Ronacher: „Maria Theresia“ – das Musical-Memorial der Kaiserin 10.10.2025

Nienke Latten als „Maria Theesia“. Foto: Deen van Meer
Wiens Vereinigte Bühnen haben immer wieder in Österreichs Geschichte nach Stoffen für ihre Bühnenshows gesucht. Einen „Mozart“, einen „Schikaneder“, einen „Rudolf“ mit der Affaire Mayerling, eine „Freudiana“ und einiges mehr hatte es dabei freizügig nacherzählt gegeben. Die „Elisabeth“ ist die weit Erfolgreichste gewesen. Christian Struppeck, Musicalchef in Wien, führt nun ins Habsburgerreich des 18.Jahrhunderts und setzt auf „Maria Theresia“ als flirrendes Musical-Memorial. Sicher kein seelisches oder unabdingbares Bedürfnis, doch wie es zur Zeit in dieser Branche abläuft: Es ist wohl als Spekulation einzuschätzen. Suchen wir, wo hier die Business-Elemente richtig getroffen worden sind und ob die Musik vielleicht zu zünden vermag.
Zuerst aber einige Werbeworte der Vereinigten Bühnen für diese Eigenproduktion: „Das opulente Musical vereint monumentale Dramatik mit modernem Sound, pulsierende Beats mit eindringlichen Lyrics. Zeitlose Geschichte trifft auf zeitgemäße Inszenierung und schafft ein mitreißendes Bühnenerlebnis voller Energie und Überraschungen. Die Vereinigten Bühnen Wien setzen mit dieser spektakulären Produktion ein kraftvolles Statement und der legendären Herrscherin ein Denkmal – jung, dynamisch und absolut unverwechselbar.“
Kann mal dieser Marketinghymne wenigsten zum Teil glauben? Ja, hier wird mit riesigem Aufwand und aller Routine ein illusionäres Spektakel herbei gezauberte. Bühnenbildner Morgan Large trickst bei den ständigen Szenenwechsel und Überschneidungen mit Verwandlungen, Licht und Videos. Und Regisseur Alex Balga setzt zwar auf einen stets ähnlichen Performance-Stil, doch das Ensemble geht bei all den Schreiereien und dem hektischen Getümmel stets voll mit. Choreograph Jonathan Huor steuert dazu das ständige dynamische auf und ab der Tänzer mit einer durchgezogenen Rucki-Zucki-Manier und skurrilen Positionierungen. Rund um die Kaiserin scharwenzeln oder geben sie ihre Emotionen kund: Franz Stephan von Lothringen (Fabio Diso), Preussens Friedrich der Große (Moritz Mausser) oder, zurück in die Jugend, eher grimmig ihr Vater Karl VI. (Dominik Hees). Noch viele mehr.

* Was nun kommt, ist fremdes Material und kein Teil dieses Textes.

constexpr int kLQueue = 24;
__global__ __launch_bounds__(kLBlock, 4) void k_list_build(DevConsts c, TileGrid tg, const int* __restrict__ desc_of,
                                                        const int* __restrict__ n_tiles, const int* __restrict__ desc,
                                                        const unsigned int* __restrict__ nmask, int mstride,
                                                        uint4* __restrict__ lists, int lstride, SkinState* st,
                                                        SkinGate gate, CSoa3 p, float wide_thr) {
  if (gate.closed()) return;
  __shared__ TileMeta metas[2];
  __shared__ unsigned int qword[kLQueue][kLBlock];
  __shared__ unsigned short qtop[kLQueue][kLBlock];
  __shared__ unsigned int tile_fields[2];
  const int tid = threadIdx.x;
  if (tid < 2) tile_fields[tid] = 0u;
  TileFeed feed(desc_of, *n_tiles);
  int di = 0;
  bool have = feed.pop(di);
  if (have) tile_meta_store(metas[0], tile_meta_request(desc, di));
  for (int cur = 0; have; cur ^= 1) {
    const TileMeta& m = metas[cur];
    sync_lds();
    have = feed.pop(di);
    int table_word = 0;
    if (have) table_word = tile_meta_request(desc, di);
    const int ntarg = m.tprefix[kTB * kTB];
    const unsigned int pad = pad_entry(m);
    if (m.overflow != 0 && tid == 0) atomicAdd(&st->unlisted, ntarg);
    for_each_target<true, kLBlock>(ntarg, tid, tid, [&](auto shared_c, int t, int sub, int k) {
      constexpr bool SHARED = decltype(shared_c)::value;
      if (SHARED && sub != 0) return;
      const TileTarget tt = tile_target(m, t);
      const int g = tt.g;
      const bool masks = m.overflow == 0;
      int nq = 0, total = 0;
      bool too_many = false;
      auto enqueue = [&](unsigned int w, int top) {
        if (w != 0u) {
          if (nq < kLQueue) {
            qword[nq][tid] = w;
            qtop[nq][tid] = (unsigned short)top;
          } else {
            too_many = true;
          }
          nq += 1;
          total += __builtin_popcount(w);
        }
      };
      if (masks) {
        unsigned int run[9], w1[9], w2[9];
        unsigned int unmasked = 0u;
#pragma unroll
        for (int ri = 0; ri < 9; ++ri) {
          run[ri] = (unsigned int)m.run[(tt.srow + (ri / 3 - 1) * kTH + (ri % 3 - 1)) * kTB + tt.lx - 1];
          const int len = (int)(run[ri] >> 16) - (int)(run[ri] & 0xffffu);
          w1[ri] = (len > 0 && len <= 64) ? nmask[(size_t)ri * mstride + g] : 0u;
          w2[ri] = (len > 32 && len <= 64) ? nmask[(size_t)(kMaskHigh + ri) * mstride + g] : 0u;
          if (len > 64) unmasked |= 1u << ri;
        }
#pragma unroll
        for (int ri = 0; ri < 9; ++ri) {
          const int j = (int)(run[ri] & 0xffffu), len = (int)(run[ri] >> 16) - j;
          unsigned int a = w1[ri], b = w2[ri];
          const int top1 = j + ((min(len, 32) + 3) & ~3) - 1;
          const int top2 = j + 32 + ((len - 32 + 3) & ~3) - 1;
          if (ri == 4) {
            const int b1 = top1 - tt.own, b2 = top2 - tt.own;
            if (b1 >= 0 && b1 < 32) a &= ~(1u << b1);
            if (b2 >= 0 && b2 < 32) b &= ~(1u << b2);
          }
          enqueue(a, top1);
          enqueue(b, top2);
        }
        while (unmasked != 0u) {
          const int ri = __builtin_ctz(unmasked);
          unmasked &= unmasked - 1u;
          const int rr = tt.srow + (ri / 3 - 1) * kTH + (ri % 3 - 1);
          int j, je;
          tile_run(m, rr, tt.lx, j, je);
          const int g0 = m.row_gs[rr] - m.row_lds[rr];
          const float xi = p.x[g], yi = p.y[g], zi = p.z[g];
          for (int r0 = j; r0 < je; r0 += 32) {
            unsigned int w = 0u;
            const int top = r0 + 31;
            for (int r = r0; r < min(r0 + 32, je); ++r) {
              const float dx = xi - p.x[g0 + r], dy = yi - p.y[g0 + r], dz = zi - p.z[g0 + r];
              const float tq = __builtin_fmaf(-dist2<true>(dx, dy, dz), c.inv_hh, 1.0f);
              if (tq > wide_thr && r != tt.own) w |= 1u << (top - r);
            }
            enqueue(w, top);
          }
        }
      }
      const int n_own = 1 + total;
      const bool fits = masks && !too_many && n_own <= kLMaxChunks * kLEntries;
      if (masks && !fits) st->list_overflow = 1;
      int fields = fits ? n_own : 0;
      const int own_fields = fields;
      int wmax = 0;
#pragma unroll
      for (int bit = 6; bit >= 0; --bit) {
        const int cand = wmax | (1 << bit);
        if (__builtin_amdgcn_ballot_w64(fields >= cand) != 0ull) wmax = cand;
      }
      if constexpr (!SHARED) fields = fits ? wmax : 0;
      atomicAdd(&tile_fields[0], (unsigned int)own_fields);
      atomicAdd(&tile_fields[1], (unsigned int)fields);
      const int nch = (fields + kLEntries - 1) / kLEntries;
      const int nch_wave = (wmax + kLEntries - 1) / kLEntries;
      unsigned int b0 = 0u, b1 = 0u, b2 = 0u, b3 = 0u;
      unsigned int k0 = 0u, k1 = 0u, k2 = 0u, k3 = 0u;
      int qi = 0;
      unsigned int w = 0u, top = 0u;
      unsigned int wn = (fits && nq > 0) ? qword[0][tid] : 0u, tn = (fits && nq > 0) ? qtop[0][tid] : 0u;
      const int nq_live = fits ? nq : 0;
      for (int it = 0; it < nch_wave * kLEntries; ++it) {
        unsigned int entry = pad;
        if (it == 0) {
          entry = 0u;
        } else {
          if (w == 0u && qi < nq_live) {
            w = wn;
            top = tn;
            qi += 1;
            if (qi < nq_live) {
              wn = qword[qi][tid];
              tn = qtop[qi][tid];
            }
          }
          if (w != 0u) {
            const int b = __builtin_ctz(w);
            w &= w - 1u;
            entry = (top - (unsigned int)b) << 4;
          }
        }
        b0 = __builtin_amdgcn_alignbit(b1, b0, 16);
        b1 = __builtin_amdgcn_alignbit(b2, b1, 16);
        b2 = __builtin_amdgcn_alignbit(b3, b2, 16);
        b3 = (b3 >> 16) | (entry << 16);
        if ((it & (kLEntries - 1)) == kLEntries - 1) {
          const int ch = it >> 3;
          if (ch == 0) {
            k0 = b0, k1 = b1, k2 = b2, k3 = b3;
          } else if (ch < nch) {
            lists[(size_t)ch * lstride + g] = make_uint4(b0, b1, b2, b3);
          }
        }
      }
      if (fits) lists[g] = make_uint4((k0 & 0xffff0000u) | (unsigned int)fields, k1, k2, k3);
      else lists[g] = make_uint4(kLGlobal, 0u, 0u, 0u);
    });
    if (have) tile_meta_store(metas[cur ^ 1], table_word);
    sync_lds();
    if (tid == 0) {
      atomicAdd(&st->fields_own, tile_fields[0]);
      atomicAdd(&st->fields_padded, tile_fields[1]);
      tile_fields[0] = tile_fields[1] = 0u;
    }
  }
}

Wie alle ihrer zahlreichen im Rummel eingesetzten KollegInnen darf sich Nienke Latten in der Titelrolle voll und ganz ausleben. Im affektiven Spiel, mit absolutem Einsatz, weniger mit berückender Stimme.
Ja, die Musik …. eine wertvolle? Dieter Falk & Paul Falk bildet das Komponisten-Duo. Das sind Vater und Sohn. Gut beschäftigt im gängigen deutschen Liederland. Doch nicht die Begabtesten in ihrer Sparte. Auf die üblichen Musical-Standards wird gesetzt, eigenes Profil mit echten Einfällen macht sich nicht bemerkbar. Dirigent Carsten Paap zieht die vielen, viel zu vielen Nummern wie „Mutter der Nation“, „Stärker als ihr denkt“, „Für immer nur mit dir“ oder „Working Mum“ jedenfalls zügig durch. Und die Verantwortlichen für diese kräftig gewürzte ganze „Maria Theresia“-Melange? Christian Struppeck steht für ‚Kreative Entwicklung‘, Jonathan Zelter für Liedtexte, Thomas Kahry für das keineswegs der Realität verpflichtete Buch. Alle ohne Anspruch auf literarische Qualitäten.
Historisch Gebildete werden sich diese Fantasy-Show wohl kaum ansehen, Kenner klassischer Musik ebenfalls nicht. Für das aufgezüchtete Wiener Musical-Volk hier bitte noch eine der Ronacher-Werbungen, locker genommen: „Epische Dramatik: Kraftvolle Musik und spannende Story!“ Die eingeladenen Gäste und der Anhang der Künstler haben am Premierenabend ein bisschen so gedacht, haben mit standing ovations das derzeitige ‚Wien ist die freundlichste Stadt‘ bestätigt.